TRY IT: Could you return every line of the records below that contains the word "mode"?

[Dataset entries]
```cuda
int fb_exact_update_esdf(FbExact *X, const FbGeom &g, uint32_t *cobs, uint32_t *scratch, const double *occ, const uint32_t *occbits, double l_occ,
                         const uint32_t *ins, unsigned n_ins, const uint32_t *del, unsigned n_del, cudaStream_t s, FbExactStats *st, int *launches) {
  int r;
  const size_t P = (size_t)g.ptotal;
  memset(st, 0, sizeof(*st));
  CK(X->flags.grow((size_t)(n_ins > n_del ? n_ins : n_del) + 16, s));
  static const bool xdbg = getenv("FIESTA_DEBUG_X") != nullptr;
  auto now = [] { return std::chrono::steady_clock::now(); };
  auto ms = [](std::chrono::steady_clock::time_point a, std::chrono::steady_clock::time_point b) { return std::chrono::duration<double, std::milli>(b - a).count(); };
  const auto t_begin = now();
  unsigned nE = 0, ndep_run = 0;
  unsigned long long ls_deps = 0;
  bool scratch_ok = X->scratch_clean;
  if (n_ins) {
    k_x_flag_exist<<<nblk(n_ins), 256, 0, s>>>(ins, n_ins, occ, l_occ, X->flags, 1);
    if ((r = x_select(X, ins, X->flags, X->E[0], n_ins, &nE, s))) return r;
    if (nE) k_x_apply_seed<<<nblk(nE), 256, 0, s>>>(g, X->E[0], nE, cobs, X->LS, X->tclock);
    X->tclock += nE;
    *launches += 2;
  }
  if (n_del) {
    CK(X->sel.grow((size_t)n_del + 16, s));
    if (!X->scratch_clean) { k_x_fill32<<<FB_SMS * 8, 256, 0, s>>>(scratch, P, XNONE); *launches += 1; }
    scratch_ok = true;
    X->scratch_clean = false;
    k_x_del_minpos<<<nblk(n_del), 256, 0, s>>>(del, n_del, occ, l_occ, scratch);
    k_x_del_flag<<<nblk(n_del), 256, 0, s>>>(del, n_del, occ, l_occ, scratch, X->flags);
    unsigned nd = 0;
    if ((r = x_select(X, del, X->flags, X->sel, n_del, &nd, s))) return r;
    k_x_unset<<<nblk(n_del), 256, 0, s>>>(del, n_del, scratch);
    *launches += 3;
    if (nd) {
      k_x_del_rank<<<nblk(nd), 256, 0, s>>>(X->sel, nd, scratch);
      int rank_bits = 1; while ((1ull << rank_bits) < (unsigned long long)nd) ++rank_bits;
      int clock_bits = 1; while (clock_bits < 64 && (X->tclock >> clock_bits)) ++clock_bits;
      const bool two_sorts = getenv("FIESTA_X_TWO_SORTS") != nullptr;
      const int shift = (rank_bits + clock_bits <= 64 && !two_sorts) ? 64 - rank_bits : 0;
      unsigned ndep = 0;
      for (int attempt = 0; attempt < 2; ++attempt) {
        const size_t cap = std::min({X->dv.cap, X->k1.cap, X->k2.cap});
        CK(cudaMemsetAsync(X->d_count, 0, 4, s));
        k_x_scan_deps<<<FB_SMS * 16, 256, 0, s>>>(g, cobs, occbits, scratch, X->LS, X->k1, X->k2, X->dv, X->d_count, (unsigned)cap, shift);
        CK(cudaMemcpyAsync(X->h_count, X->d_count, 4, cudaMemcpyDeviceToHost, s));
        CK(cudaStreamSynchronize(s));
        ndep = *X->h_count;
        *launches += 1;
        if (ndep <= cap) break;
        CK(X->dv.grow(ndep, s));
        CK(X->k1.grow(ndep, s));
        CK(X->k2.grow(ndep, s));
      }
      st->dependants = ndep;
      k_x_unset<<<nblk(nd), 256, 0, s>>>(X->sel, nd, scratch);
      if (ndep) {
        CK(X->k1b.grow(ndep, s));
        CK(X->k2b.grow(ndep, s));
        CK(X->idx[0].grow(ndep, s));
        CK(X->idx[1].grow(ndep, s));
        CK(X->deps.grow(ndep, s));
        CK(X->nc[0].grow(ndep, s));
        CK(X->nc[1].grow(ndep, s));
        CK(X->flags.grow(ndep, s));
        if (shift) {
          if ((r = x_sort_pairs(X, X->k1, X->k1b, X->dv, X->deps, ndep, s))) return r;
          *launches += 1;
        } else {
          k_x_iota<<<nblk(ndep), 256, 0, s>>>(X->idx[0], ndep);
          if ((r = x_sort_pairs(X, X->k2, X->k2b, X->idx[0], X->idx[1], ndep, s))) return r;
          k_x_gather64<<<nblk(ndep), 256, 0, s>>>(X->k1, X->idx[1], ndep, X->k1b);
          if ((r = x_sort_pairs(X, X->k1b, X->k2b, X->idx[1], X->idx[0], ndep, s))) return r;
          k_x_gather32<<<nblk(ndep), 256, 0, s>>>(X->dv, X->idx[0], ndep, X->deps);
          *launches += 5;
        }
        k_x_set_ord<<<nblk(ndep), 256, 0, s>>>(X->deps, ndep, scratch);
        *launches += 1;
        ndep_run = ndep; ls_deps = X->tclock;
        X->tclock += ndep;
      }
    }
  }
  st->generations = 0;
  if (xdbg) { cudaStreamSynchronize(s); fprintf(stderr, "[x] seeds+deletes %.2f ms (dependants %u)\n", ms(t_begin, now()), st->dependants); }
  if (nE || ndep_run) {
    if (xdbg && !X->d_dbg) CK(X->d_dbg.alloc(FB_X_DBG_WORDS));
    if (xdbg) CK(cudaMemsetAsync(X->d_dbg, 0, FB_X_DBG_WORDS * 8, s));
    if (X->sclock > 0xf0000000u) { CK(cudaMemsetAsync(X->SUMg, 0, P * 4, s)); X->sclock = 0; }
    if (X->gen_id > 0xf0000000u) X->gen_id = 0;
    if (X->wclock > 0xf0000000u) { CK(cudaMemsetAsync(X->wstamp, 0, P * 4, s)); X->wclock = 0; }
    FbXCtl *h = X->h_ctl;
    memset(h, 0, sizeof(*h));
    h->gen_id = X->gen_id; h->wclock = X->wclock; h->tclock = X->tclock; h->sclock = X->sclock; h->nE0 = nE;
    CK(cudaMemcpyAsync(X->d_ctl, h, sizeof(FbXCtl), cudaMemcpyHostToDevice, s));
    CK(fb_xrelax_launch(X, g, cobs, X->deps, ndep_run, scratch, X->nc[0], X->nc[1], occbits, ls_deps, xdbg ? X->d_dbg.p : nullptr, s));
    if (ndep_run) k_x_unset<<<nblk(ndep_run), 256, 0, s>>>(X->deps, ndep_run, scratch);
    CK(cudaMemcpyAsync(h, X->d_ctl, sizeof(FbXCtl), cudaMemcpyDeviceToHost, s));
    CK(cudaStreamSynchronize(s));
    *launches += ndep_run ? 2 : 1;
    if (h->err) {
      if (h->err == 3u) {
        for (int k = 0; k < 3; ++k) CK(cudaMemsetAsync(X->W[k], 0, P * 4, s));
        CK(cudaMemsetAsync(X->wstamp, 0, P * 4, s));
        X->wclock = 0;
      }
      fb_set_error(h->err == 1u ? "exact mode: generation with more than 2^27 entries"
                   : h->err == 3u ? "exact mode: a wait of the asynchronous work queue exceeded its bound" : "exact mode: behaviour fixpoint did not converge");
      return FIESTA_ERR_CUDA;
    }
    X->gen_id = h->gen_id; X->wclock = h->wclock; X->tclock = h->tclock; X->sclock = h->sclock;
    st->generations = h->generations; st->reseed_rounds = h->reseed_rounds; st->eval_rounds = h->rounds; st->dense_rounds = h->dense_rounds;
    st->voxels_changed = h->voxels_changed; st->expansions = h->expansions;
    if (xdbg) {
      static unsigned long long hd[FB_X_DBG_WORDS];
      static double cyc_per_us = 0;
      if (cyc_per_us == 0) { int dev = 0, khz = 0; CK(cudaGetDevice(&dev)); CK(cudaDeviceGetAttribute(&khz, cudaDevAttrClockRate, dev)); cyc_per_us = khz / 1000.0; }
      CK(cudaMemcpy(hd, X->d_dbg, sizeof(hd), cudaMemcpyDeviceToHost));
      static const char *cat[FB_XDBG_NCAT] = {"S", "round1", "rounds", "dense", "commit", "apply", "s.round1", "s.rounds", "s.commit", "s.apply", "top",
                                              "empty-barrier", "reseed.classify", "reseed.assemble", "", "", "async", "", "refresh", "s.async",
                                              "reseed.closure", "reseed.choose", "reseed.resolve", ""};
      fprintf(stderr, "[x] reseed rounds %u; phases (us, count):", st->reseed_rounds);
      for (int c = 0; c < FB_XDBG_NCAT; ++c)
        if (*cat[c]) fprintf(stderr, " %s %.0f/%llu", cat[c], hd[FB_XDBG_PHASE + 2 * c] / cyc_per_us, hd[FB_XDBG_PHASE + 2 * c + 1]);
      fprintf(stderr, "\n");
      fprintf(stderr, "[x] round work (summed longest CTA work time us / summed list length):");
      for (int c : {1, 2, 3, 6, 7}) fprintf(stderr, " %s %.0f/%llu", cat[c], hd[FB_XDBG_WORK + 2 * c] / cyc_per_us, hd[FB_XDBG_WORK + 2 * c + 1]);
      fprintf(stderr, "\n");
      for (int h = 0; h < 2; ++h) {
        fprintf(stderr, "[x] list-length histogram %s (log2 bucket=rounds):", h ? "s.rounds" : "rounds");
        for (int b = 0; b < 32; ++b) if (hd[FB_XDBG_NWH + 32 * h + b]) fprintf(stderr, " %d=%llu", b, hd[FB_XDBG_NWH + 32 * h + b]);
        fprintf(stderr, "\n");
      }
      fprintf(stderr, "[x] async: evaluations %llu dirty %llu pushes %llu spin %.0f us\n", hd[FB_XDBG_Q + 0], hd[FB_XDBG_Q + 1], hd[FB_XDBG_Q + 2],
              hd[FB_XDBG_Q + 3] / cyc_per_us);
      for (int gq = 0; gq < 2; ++gq) { fprintf(stderr, "[x] gen %d work lists:", gq); for (int r = 0; r < 512 && hd[FB_XDBG_ROUNDS + gq * 512 + r]; ++r) fprintf(stderr, " %llu", hd[FB_XDBG_ROUNDS + gq * 512 + r]); fprintf(stderr, "\n"); }
      fprintf(stderr, "[x] work-list entries: evaluated %llu refreshed %llu\n", hd[FB_XDBG_PHASE + 2 * 14], hd[FB_XDBG_PHASE + 2 * 14 + 1]);
      fprintf(stderr, "[x] reseed: dependants %u final after classify %llu closure rounds %llu list entries %llu resolve passes %llu\n", st->dependants,
              hd[FB_XDBG_PHASE + 2 * 15], hd[FB_XDBG_PHASE + 2 * 20 + 1], hd[FB_XDBG_PHASE + 2 * 15 + 1], hd[FB_XDBG_PHASE + 2 * 22 + 1]);
      fprintf(stderr, "[x] gens %u rounds %u dense %u deps %u nE0 %u |", st->generations, st->eval_rounds, st->dense_rounds, st->dependants, nE);
      for (unsigned q = 0; q < st->generations && q < FB_XDBG_GENS; ++q) fprintf(stderr, " %llu/%llu/%.1fus", hd[3 * q], hd[3 * q + 1], hd[3 * q + 2] / cyc_per_us);
      fprintf(stderr, "\n");
    }
  }
  X->scratch_clean = scratch_ok;
  return FIESTA_OK;
}
```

THE COMPLETED TASK:
      fb_set_error(h->err == 1u ? "exact mode: generation with more than 2^27 entries"
                   : h->err == 3u ? "exact mode: a wait of the asynchronous work queue exceeded its bound" : "exact mode: behaviour fixpoint did not converge");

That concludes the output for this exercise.